Enable ROUND_OPT flag and builtin usage for _Float16 functions on GPUs.
---
 libc/cmake/modules/LLVMLibCFlagRules.cmake          |  6 ++++--
 libc/src/__support/macros/properties/cpu_features.h |  4 ++++
 libc/src/math/generic/CMakeLists.txt                | 12 ++++++------
 libc/src/math/generic/ceilf16.cpp                   |  4 ++--
 libc/src/math/generic/floorf16.cpp                  |  4 ++--
 libc/src/math/generic/rintf16.cpp                   |  4 ++--
 libc/src/math/generic/roundevenf16.cpp              |  4 ++--
 libc/src/math/generic/roundf16.cpp                  |  5 +++--
 libc/src/math/generic/truncf16.cpp                  |  4 ++--
 9 files changed, 27 insertions(+), 20 deletions(-)

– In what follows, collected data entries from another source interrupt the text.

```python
_P = C.c_void_p
SIGNATURES = {
    'metro_plan_create': (C.c_int, [C.POINTER(MetroSpec), C.c_int32, C.POINTER(_P)]),
    'metro_plan_destroy': (C.c_int, [_P]),
    'metro_plan_workspace_bytes': (C.c_int64, [_P]),
    'metro_plan_param_bytes': (C.c_int64, [_P]),
    'metro_plan_num_params': (C.c_int32, [_P]),
    'metro_plan_param_info': (C.c_int, [_P, C.c_int32, C.POINTER(MetroParamInfo)]),
    'metro_plan_num_layers': (C.c_int32, [_P]),
    'metro_plan_layer_info': (C.c_int, [_P, C.c_int32, C.POINTER(MetroLayerInfo)]),
    'metro_plan_flops_per_image': (C.c_double, [_P]),
    'metro_plan_bind_params': (C.c_int, [_P, _P]),
    'metro_plan_layer_kernel': (C.c_int, [_P, C.c_int32, C.c_int32, C.c_char_p, C.c_int32]),
    'metro_kernel_notes': (C.c_int, [C.c_int32]),
    'metro_last_kernel_id': (C.c_char_p, []),
    'metro_plan_set_graph_max_batch': (C.c_int, [_P, C.c_int32]),
    'metro_forward': (C.c_int, [_P, _P, C.c_int32, _P, _P, _P]),
    'metro_forward_coords01': (C.c_int, [_P, _P, C.c_int32, _P, _P, _P, _P]),
    'metro_forward_u8': (C.c_int, [_P, _P, C.c_int32, _P, _P, _P, _P]),
    'metro_forward_status': (C.c_int, [_P, _P, C.c_int32, _P, C.POINTER(C.c_int32)]),
    'metro_plan_status_offset': (C.c_int64, [_P]),
    'metro_forward_upto': (C.c_int, [_P, _P, C.c_int32, _P, _P, _P, C.c_int32]),
    'metro_forward_timed': (C.c_int, [_P, _P, C.c_int32, _P, _P, _P, C.POINTER(C.c_float)]),
    'metro_conv_f16': (C.c_int, [C.POINTER(MetroConvDesc), _P, _P, _P, _P, _P, _P, _P, _P]),
    'metro_conv_f32m': (C.c_int, [C.POINTER(MetroConvDesc), _P, _P, _P, _P, _P, _P, _P, _P]),
    'metro_conv_f64acc': (C.c_int, [C.POINTER(MetroConvDesc), _P, _P, _P, _P, _P, _P, _P, _P]),
    'metro_conv_f16_pair': (C.c_int, [C.POINTER(MetroConvDesc), _P, _P, _P, _P, _P, _P, C.c_int32, _P, _P]),
    'metro_conv_b1_form': (C.c_int, [C.c_int32]),
    'metro_conv_f16_gemm4w': (C.c_int, [C.POINTER(MetroConvDesc), _P, _P, _P, _P, _P, _P, _P, C.c_int32, _P, _P]),
    'metro_conv_f16_conv1_conv2': (C.c_int, [C.POINTER(MetroConvDesc), _P, _P, _P, _P, _P, _P, _P, _P, _P]),
    'metro_conv_f16_next_proj': (C.c_int, [C.POINTER(MetroConvDesc)] + [_P] * 14 + [C.c_int32, _P]),
    'metro_conv_f16_next_rebuild': (C.c_int, [C.POINTER(MetroConvDesc)] + [_P] * 13 + [C.c_int32] + [_P] * 5 + [C.c_int32, _P]),
    'metro_conv_f16_next': (C.c_int, [C.POINTER(MetroConvDesc), _P, _P, _P, _P, _P, _P, _P, _P, _P, _P, C.c_int32, _P]),
    'metro_stem_pool_f16': (C.c_int, [_P, _P, _P, _P, C.c_int32, C.c_int32, _P]),
    'metro_stem_pool_f32in': (C.c_int, [_P, _P, _P, _P, C.c_int32, C.c_int32, _P]),
    'metro_stem_pool_u8in': (C.c_int, [_P, _P, _P, _P, C.c_int32, C.c_int32, _P]),
    'metro_prep_input_f16': (C.c_int, [_P, C.c_int32, C.c_int32, _P, _P]),
    'metro_images_u8_to_f32': (C.c_int, [_P, C.c_int64, _P, _P]),
    'metro_warp_crop_u8': (C.c_int, [_P, C.c_int32, C.c_int32, C.c_int32, _P, C.c_int32, C.c_int32, _P, _P]),
    'metro_warp_crops_frames_u8': (C.c_int, [C.POINTER(MetroFrame), C.c_int32, _P, C.c_int32, C.c_int32, _P, _P]),
    'metro_warp_crops_frames_planes': (C.c_int, [C.POINTER(MetroFramePlanes), C.c_int32, _P, C.c_int32, C.c_int32, _P,
                                                 _P]),
    'metro_warp_crops_frames_u8_to_u8': (C.c_int, [C.POINTER(MetroFrame), C.c_int32, _P, C.c_int32, C.c_int32, _P, _P]),
    'metro_warp_crops_frames_planes_to_u8': (C.c_int, [C.POINTER(MetroFramePlanes), C.c_int32, _P, C.c_int32, C.c_int32, _P,
                                                       _P]),
    'metro_eval_metrics': (C.c_int, [_P, _P, _P, C.c_int32, C.c_int32, C.c_float, _P, _P, _P, _P]),
    'metro_maxpool3x3s2_zeropad': (C.c_int, [_P, _P, C.c_int32, C.c_int32, C.c_int32, C.c_int32,
                                             C.c_int32, _P]),
    'metro_softargmax_scratch_bytes': (C.c_int64, [C.c_int32, C.c_int32, C.c_int32]),
    'metro_softargmax01': (C.c_int, [_P, C.c_int32, C.POINTER(MetroSpec), C.c_int32, _P, _P, _P]),
    'metro_backproject_bone_lengths': (C.c_int, [_P, _P, _P, C.c_int32, _P, C.c_int32, C.c_int32, C.POINTER(MetroSpec),
                                                 C.c_int32, C.c_int32, _P, _P, _P]),
    'metro_backproject_root_depth': (C.c_int, [_P, _P, _P, C.c_int32, C.POINTER(MetroSpec), C.c_int32, C.c_int32, _P, _P]),
    'metro_to_orig_cam': (C.c_int, [_P, _P, _P, _P, C.c_int32, C.c_int32, _P]),
    'metro_place_poses': (C.c_int, [_P, _P, _P, C.c_int32, C.POINTER(MetroSpec), C.c_int32, _P, C.c_int32, _P, _P, C.c_int32,
                                    _P, C.c_int32, _P, _P, _P, _P]),
    'metro_expand_views': (C.c_int, [_P, C.c_int32, C.POINTER(MetroView), C.c_int32, C.c_int32, _P, _P, _P]),
    'metro_look_at_boxes': (C.c_int, [_P, _P, C.c_int32, C.c_int32, _P, C.c_int32, C.c_int32, _P, _P, _P]),
    'metro_merge_views': (C.c_int, [_P, _P, _P, _P, _P, C.c_int32, C.c_int32, C.c_int32, _P, _P, _P, _P, _P]),
    'metro_heatmap_to_25d': (C.c_int, [_P, C.c_int32, C.POINTER(MetroSpec), _P, _P]),
    'metro_head_f16_scratch_bytes': (C.c_int64, [C.c_int32, C.c_int32, C.c_int32]),
# ... 98 lines not shown
```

diff --git a/libc/cmake/modules/LLVMLibCFlagRules.cmake b/libc/cmake/modules/LLVMLibCFlagRules.cmake
index eca7ba8d183e6..92245ffab4746 100644
--- a/libc/cmake/modules/LLVMLibCFlagRules.cmake
+++ b/libc/cmake/modules/LLVMLibCFlagRules.cmake
@@ -276,8 +276,10 @@ if(NOT(LIBC_TARGET_ARCHITECTURE_IS_X86 AND (LIBC_CPU_FEATURES MATCHES "SSE2")))
   set(SKIP_FLAG_EXPANSION_EXPLICIT_SIMD_OPT TRUE)
 endif()
 
-# Skip ROUND_OPT flag for targets that don't support SSE 4.2.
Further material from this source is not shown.